No quiero olvidar en estos comentarios, referirme a una excelente película del año 2012 titulada Annah Arendt, en la cual, como ya dije en su momento, la conocida filósofa judía Arendt hablaba en “el juicio contra Eichman del ´concepto banalidad del mal´ que, inspirado en Kant, ella tomó para sugerir que personas como Eichman hacían el mal empujados por las circunstancias que les tocaron vivir y estimulados por el cumplimiento de órdenes venidas de arriba, pero sin conciencia de mal” (Fernández Lópiz). En una carta a Mary McCarthy, Arendt comentó: «[...] la expresión “banalidad del mal” como tal está en contraposición al “mal radical” [Kant] que empleé en el libro sobre el totalitarismo.». Pero tras haber leído algo más sobre este siniestro personaje, y después de ver este film, me atrevo a calificar de crónica perniciosa la escrita por Arendt en su momento. Gracias justamente al valiente y perspicaz personaje de este film, Fritz Bauer, no sólo se pudo apresar al perverso Aichman, sino que el tal funesto sujeto pasó definitivamente a la historia por sus horribles crímenes, y no como un pobrecito y obediente funcionario, como Arendt pretendía presentarlo.

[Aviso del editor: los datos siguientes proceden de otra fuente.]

int ufd_choose(const void *x, const void *out, int major, int in_h, int in_w, int minor, int kh, int kw, int up_x, int up_y,
               int down_x, int down_y, int pad_x0, int pad_x1, int pad_y0, int pad_y1, UfdParams &p, UfdPlan &c) {
  using namespace idiff;
  if (major != 0 && (!x || !out)) return fail("upfirdn2d: null pointer");
  if (int rc = ufd_geometry(major, in_h, in_w, minor, kh, kw, up_x, up_y, down_x, down_y, pad_x0, pad_x1, pad_y0, pad_y1, p))
    return rc;
  c = UfdPlan{};
  c.route = UFD_NONE;
  if (major == 0) return 0;
  const int64_t total = (int64_t)major * p.out_h * p.out_w * minor;

  if (minor == 1 && up_x == 1 && up_y == 1 && down_x == 1 && down_y == 1 && kh <= 4 && kw <= 4 && pad_x0 >= 0 && pad_y0 >= 0 &&
      pad_x0 <= 4 && pad_y0 <= 4 && in_w % 4 == 0 && (int64_t)in_h * in_w <= 4096 && ((uintptr_t)x & 15) == 0 && !option(OPT_UFD_ROWS)) {
    const int rows = max(in_h + pad_y0, p.out_h + 3), pitch = (max(in_w + pad_x0, 4 * ((p.out_w + 3) / 4) + 4) + 3) & ~3;
    const int fsz = rows * pitch;
    auto lds_of = [&](int ppb) { return (size_t)ppb * fsz * sizeof(float); };
    const GroupPlan g = plan_plane_groups(major, std::min(major, 64), lds_of, [](int) { return true; });
    if (g.ppb > 0) {
      c.route = UFD_PLANES_FIR4; c.grid = dim3(g.grid); c.lds = lds_of(g.ppb); c.ppb = g.ppb; c.ngroups = g.ngroups;
      c.rows = rows; c.pitch = pitch;
      return 0;
    }
  }
  if (minor == 1 && up_x == 1 && up_y == 1 && down_x == 1 && down_y == 1 && kh <= 4 && kw <= 4 && p.out_h <= 128 &&
      (int64_t)in_h * in_w <= 4096) {
    const int lpsz = in_h * (in_w + 1), osz = p.out_h * p.out_w;
    auto lds_of = [&](int ppb) { return (16 + (size_t)ppb * (lpsz + osz)) * sizeof(float); };
    const GroupPlan g = plan_plane_groups(major, max(1, 256 / p.out_h), lds_of, [](int) { return true; });
    if (g.ppb > 0) {
      c.route = UFD_PLANES_ROWSLIDE; c.grid = dim3(g.grid); c.lds = lds_of(g.ppb); c.ppb = g.ppb; c.ngroups = g.ngroups;
      return 0;
    }
  }
  if (minor == 1 && up_x == 1 && up_y == 1 && down_x == 2 && down_y == 2 && kh <= 4 && kw <= 4 && pad_x0 >= 0 && pad_y0 >= 0 &&
      pad_x0 <= 4 && pad_y0 <= 4 && p.out_h % 2 == 0 && p.out_w % 2 == 0 && in_w % 4 == 0 && (int64_t)in_h * in_w <= 4096 &&
      (((uintptr_t)x | (uintptr_t)out) & 15) == 0 && !option(OPT_UFD_ROWS)) {
    const int rows = max(in_h + pad_y0, 2 * p.out_h + 2), pitch = (max(in_w + pad_x0, 2 * p.out_w + 2) + 3) & ~3;
    const int fsz = rows * pitch, nb = (p.out_h / 2) * (p.out_w / 2);
    auto lds_of = [&](int ppb) { return (size_t)ppb * fsz * sizeof(float); };
    auto full_rounds = [&](int ppb) {
      if (nb >= 256 || 256 % nb != 0) return true;
      const int unit = 256 / nb;
      return ppb % unit == 0 || (major < unit && ppb == major);
    };
    const GroupPlan g = plan_plane_groups(major, std::min(major, 64), lds_of, full_rounds);
    if (g.ppb > 0) {
      c.route = UFD_PLANES_DOWN2; c.grid = dim3(g.grid); c.lds = lds_of(g.ppb); c.ppb = g.ppb; c.ngroups = g.ngroups;
      c.rows = rows; c.pitch = pitch;
      return 0;
    }
  }
  if (minor == 1 && kh * kw <= kMaxTaps && (int64_t)in_h * in_w <= 8192 && (int64_t)p.out_h * p.out_w <= 16384) {
    const int psz = in_h * in_w, osz = p.out_h * p.out_w;
    int ppb = max(1, min((32 * 1024 / 4) / psz, 4096 / max(osz, 1)));
    ppb = max(1, min(ppb, max(1, major / 1024)));
    int tx_log2 = 0;
    while ((1 << tx_log2) < min(p.out_w, 64)) ++tx_log2;
    const int uplog = (up_x == up_y && kh <= 4 && kw <= 4) ? (up_x == 1 ? 0 : up_x == 2 ? 1 : -1) : -1;
    c.route = uplog == 0 ? UFD_PLANES_WHOLE0 : uplog == 1 ? UFD_PLANES_WHOLE1 : UFD_PLANES_WHOLE_ANY;
    c.grid = dim3(ceil_div(major, ppb)); c.lds = (kMaxTaps + (size_t)ppb * psz) * sizeof(float); c.ppb = ppb; c.tx_log2 = tx_log2;
    return 0;
  }
  if (minor == 1 && kh * kw <= kMaxTaps) {
    const int tow = min(p.out_w, 64), toh = min(p.out_h, 32);
    const int tih = ((toh - 1) * down_y + kh - 1) / up_y + 2;
    const int tiw = ((tow - 1) * down_x + kw - 1) / up_x + 2;
    const int tile_elems = toh * tow;
    int ppb = max(1, 2048 / tile_elems);
    const int max_ppb_lds = max(1, (int)((48 * 1024 / sizeof(float) - kMaxTaps) / (tih * (tiw + 1))));
    ppb = min(min(ppb, max_ppb_lds), major);
    const size_t lds_bytes = (kMaxTaps + (size_t)ppb * tih * (tiw + 1)) * sizeof(float);
    if (lds_bytes <= 64 * 1024) {
      const int tiles_x = ceil_div(p.out_w, tow), tiles_y = ceil_div(p.out_h, toh);
      const dim3 grid(ceil_div(major, ppb), tiles_x * tiles_y);
      if (grid.y <= 65535) {
        c.route = UFD_PLANES_LDS; c.grid = grid; c.lds = lds_bytes; c.ppb = ppb;
        c.toh = toh; c.tow = tow; c.tih = tih; c.tiw = tiw; c.tiles_x = tiles_x;
        return 0;
      }
    }
  }
  constexpr int64_t kMaxRowGroups = 0xffffffffll / 256;
  if (minor % 4 == 0 && minor <= 1024 && kh * kw <= kMaxTaps && ((uintptr_t)x % 16 == 0) && ((uintptr_t)out % 16 == 0) &&
      (int64_t)major * p.out_h <= kMaxRowGroups) {
    c.cv = minor / 4; c.col_step = 256 / c.cv;
    const int gx = (int64_t)major * p.out_h >= 2048 ? 1 : max(1, min(ceil_div(p.out_w, c.col_step), 8));
    if (up_x == 2 && up_y == 2 && down_x == 1 && down_y == 1 && kh == 4 && kw == 4 && pad_x0 == 2 && pad_y0 == 2 &&
        p.out_h == 2 * in_h && p.out_w == 2 * in_w && (int64_t)major * in_h <= kMaxRowGroups && !option(OPT_UFD_ROWS)) {
      c.route = UFD_NHWC_UP2_BLOCK; c.grid = dim3(major * in_h);
      return 0;
    }
    const int uplog = (up_x == up_y && kh <= 4 && kw <= 4) ? (up_x == 1 ? 0 : up_x == 2 ? 1 : -1) : -1;
    c.route = uplog == 0 ? UFD_NHWC_ROWS0 : uplog == 1 ? UFD_NHWC_ROWS1 : UFD_NHWC_ROWS_ANY;
    c.grid = dim3(major * p.out_h, gx);
    return 0;
  }
  if (minor % 4 == 0 && kh * kw <= kMaxTaps && ((uintptr_t)x % 16 == 0) && ((uintptr_t)out % 16 == 0)) {
    c.route = UFD_NHWC_VEC4; c.total = total / 4; c.grid = dim3(streaming_grid(c.total, 256));
    return 0;
  }
  c.route = UFD_GENERIC; c.total = total; c.grid = dim3(streaming_grid(total, 256));
  return 0;
}

}
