template <typename T> struct RowGlobal {
	GBuf tab;
	__device__ inline cxp<T> get(uint32_t tau, uint32_t constK) const { return gb_load_soa2<T, 0>(tab, tau * 16u, constK * 16u); }
};
template <typename T> struct RowLds {
	const cx<T>* tab;
	__device__ inline cxp<T> get(uint32_t tau, uint32_t constK) const {
#if defined(VKFFT_HOSTEMU)
		const T* q = (const T*)(tab + 2u * (tau + constK));
		return cxp<T>{{q[0], q[1]}, {q[2], q[3]}};
#else
		const pk4<T> t = *(const pk4<T>*)(tab + 2u * (tau + constK));
		return cxp<T>{pk2<T>{t.x, t.y}, pk2<T>{t.z, t.w}};
#endif
	}
};
template <typename T, int LOGE> struct PkFsTw {
	static constexpr int HIB = (LOGE + 1) / 2, LOB = LOGE - HIB, NA = 1 << HIB, NB = (1 << LOB) - 1;
	pk2<T> lo[NA + NB], hi[NA + NB];
};
template <typename T, int LOGE, int TPF>
__device__ inline void pk_fs_request(PkFsTw<T, LOGE>& q, const GBuf gtab, const uint32_t fsLoBits, const uint32_t tau, const uint32_t colEven) {
	constexpr uint32_t ES = (uint32_t)sizeof(cx<T>);
	constexpr int LOB = PkFsTw<T, LOGE>::LOB, NA = PkFsTw<T, LOGE>::NA, NB = PkFsTw<T, LOGE>::NB;
	const uint32_t loMask = (1u << fsLoBits) - 1u;
	const uint32_t hiBase = (loMask + 1u) * ES;
	auto ld = [&](uint32_t voff, uint32_t soff) { const cx<T> w = gb_load<T>(gtab, voff, soff); return pk2<T>{w.x, w.y}; };
#pragma unroll
	for (int j = 0; j < NA + NB; j++) {
		const uint32_t e = (j < NA ? tau + (uint32_t)((j << LOB) * TPF) : (uint32_t)((j - NA + 1) * TPF)) * colEven;
		q.lo[j] = ld((e & loMask) * ES, 0); q.hi[j] = ld((e >> fsLoBits) * ES, hiBase);
	}
}
template <typename T, int LOGE, int TPF, typename ROW>
__device__ inline void pk_fs_apply(cxp<T>* v, const PkFsTw<T, LOGE>& q, const ROW row, const uint32_t tau, const pk2<T>* hiStep = nullptr) {
	constexpr int E = 1 << LOGE;
	constexpr int LOB = PkFsTw<T, LOGE>::LOB, NA = PkFsTw<T, LOGE>::NA, NB = PkFsTw<T, LOGE>::NB;
	pk2<T> A[NA], B[NB + 1];
#pragma unroll
	for (int j = 0; j < NA; j++) { A[j] = pk_cmul_aos<T>(q.lo[j], q.hi[j]); if (hiStep) A[j] = pk_cmul_aos<T>(A[j], *hiStep); }
	B[0] = pk2<T>{(T)1, (T)0};
#pragma unroll
	for (int i = 1; i <= NB; i++) B[i] = pk_cmul_aos<T>(q.lo[NA + i - 1], q.hi[NA + i - 1]);
	constexpr int CH = 4;
#pragma unroll
	for (int m0 = 0; m0 < E; m0 += CH) {
		cxp<T> uv[CH];
#pragma unroll
		for (int i = 0; i < CH; i++) uv[i] = row.get(tau, (uint32_t)((m0 + i) * TPF));
		VKFFT_SCHED_FENCE();
#pragma unroll
		for (int i = 0; i < CH; i++) {
			const int m = m0 + i;
			const pk2<T> w0 = (m & ((1 << LOB) - 1)) ? pk_cmul_aos<T>(A[m >> LOB], B[m & ((1 << LOB) - 1)]) : A[m >> LOB];
			const pk2<T> w0x = pk_xx(w0), w0y = pk_yy(w0);
			v[m] = pcmul2(v[m], w0x * uv[i].re - w0y * uv[i].im, w0y * uv[i].re + w0x * uv[i].im);
			VKFFT_PIN2(v[m].re); VKFFT_PIN2(v[m].im);
		}
		VKFFT_SCHED_FENCE();
	}
}

#if defined(VKFFT_HOSTEMU)
template <typename T> inline pk2<T> pka_cmul(pk2<T> a, pk2<T> w) { return {a.x * w.x - a.y * w.y, a.y * w.x + a.x * w.y}; }
template <typename T> inline pk2<T> pka_cmul_const(pk2<T> d, T c, T s) { return {d.x * c + d.y * s, d.y * c - d.x * s}; }
template <typename T> inline pk2<T> pka_sub_mi(pk2<T> a, pk2<T> b) { return {a.y - b.y, b.x - a.x}; }
#else
template <typename T> __device__ inline pk2<T> pka_cmul(pk2<T> a, pk2<T> w) {
	if constexpr (sizeof(T) == 4) {
		const pk2<T> t = a * pk_xx(w);
		pk2<T> r;
		asm("v_pk_fma_f32 %0, %1, %2, %3 op_sel:[1,1,0] op_sel_hi:[0,1,1] neg_lo:[1,0,0]" : "=v"(r) : "v"(a), "v"(w), "v"(t));
		return r;
	} else return pk2<T>{a.x * w.x - a.y * w.y, a.y * w.x + a.x * w.y};
}
template <typename T> __device__ inline pk2<T> pka_cmul_const(pk2<T> d, T c, T s) {
	if constexpr (sizeof(T) == 4) {
		const pk2<T> t = d * pk_splat<T>(c), ss = pk_splat<T>(s);
		pk2<T> r;
		asm("v_pk_fma_f32 %0, %1, %2, %3 op_sel:[1,0,0] op_sel_hi:[0,1,1] neg_hi:[1,0,0]" : "=v"(r) : "v"(d), "s"(ss), "v"(t));
		return r;
	} else return pk2<T>{d.x * c + d.y * s, d.y * c - d.x * s};
}
template <typename T> __device__ inline pk2<T> pka_sub_mi(pk2<T> a, pk2<T> b) {
	if constexpr (sizeof(T) == 4) {
		pk2<T> r;
		asm("v_pk_add_f32 %0, %1, %2 op_sel:[1,1] op_sel_hi:[0,0] neg_lo:[0,1] neg_hi:[1,0]" : "=v"(r) : "v"(a), "v"(b));
		return r;
	} else return pk2<T>{a.y - b.y, b.x - a.x};
}
#endif

template <typename F, int... I> __host__ __device__ inline void vk_static_for_impl(F&& f, std::integer_sequence<int, I...>) { (f(std::integral_constant<int, I>{}), ...); }
template <int N, typename F> __host__ __device__ inline void vk_static_for(F&& f) { vk_static_for_impl(f, std::make_integer_sequence<int, N>{}); }
constexpr int vk_ilog2(int n) { int l = 0; while ((1 << l) < n) l++; return l; }

template <int R, typename T> __device__ inline void pka_dif_inplace(pk2<T>* x) {
	vk_static_for<vk_ilog2(R)>([&](auto li) {
		constexpr int h = (R / 2) >> decltype(li)::value;
		vk_static_for<R / 2>([&](auto bi) {
			constexpr int blk = (decltype(bi)::value / h) * 2 * h, j = decltype(bi)::value % h;
			const pk2<T> a = x[blk + j], b = x[blk + j + h];
			x[blk + j] = a + b;
			constexpr int kk = j * (16 / h);
			if constexpr (kk == 0) x[blk + j + h] = a - b;
			else if constexpr (kk == 8) x[blk + j + h] = pka_sub_mi<T>(a, b);
			else x[blk + j + h] = pka_cmul_const<T>(a - b, (T)pow2_cos32(kk), (T)pow2_sin32(kk));
		});
		VKFFT_SCHED_FENCE();
	});
}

En resolución, es bueno conocer la Historia de esta Europa ahora un poco en crisis, e igualmente, no está de más conocer a quienes contra viento y marea quisieron forjar una Alemania que pudiera afrontar sus miedos y sus dificultades. En este película se llama Fritz Bauer, pero hay otros, no demasiados. Por eso hay que conocer y valorar su heroica trayectoria y la de muchos hombres honestos.

Esta película es de esas que al espectador puede que le tome por sorpresa, sobre todo por desconocimeinto, entonces, estoy seguro que le supondrá una obra muy sugestiva, como ha sido mi caso. Aconsejo que veáis este film, pues no me duelen prendas repetir en este caso y volver a decir lo que ya lo hice al inicio de estos comentarios: es una película admirable, de calidad e interesante.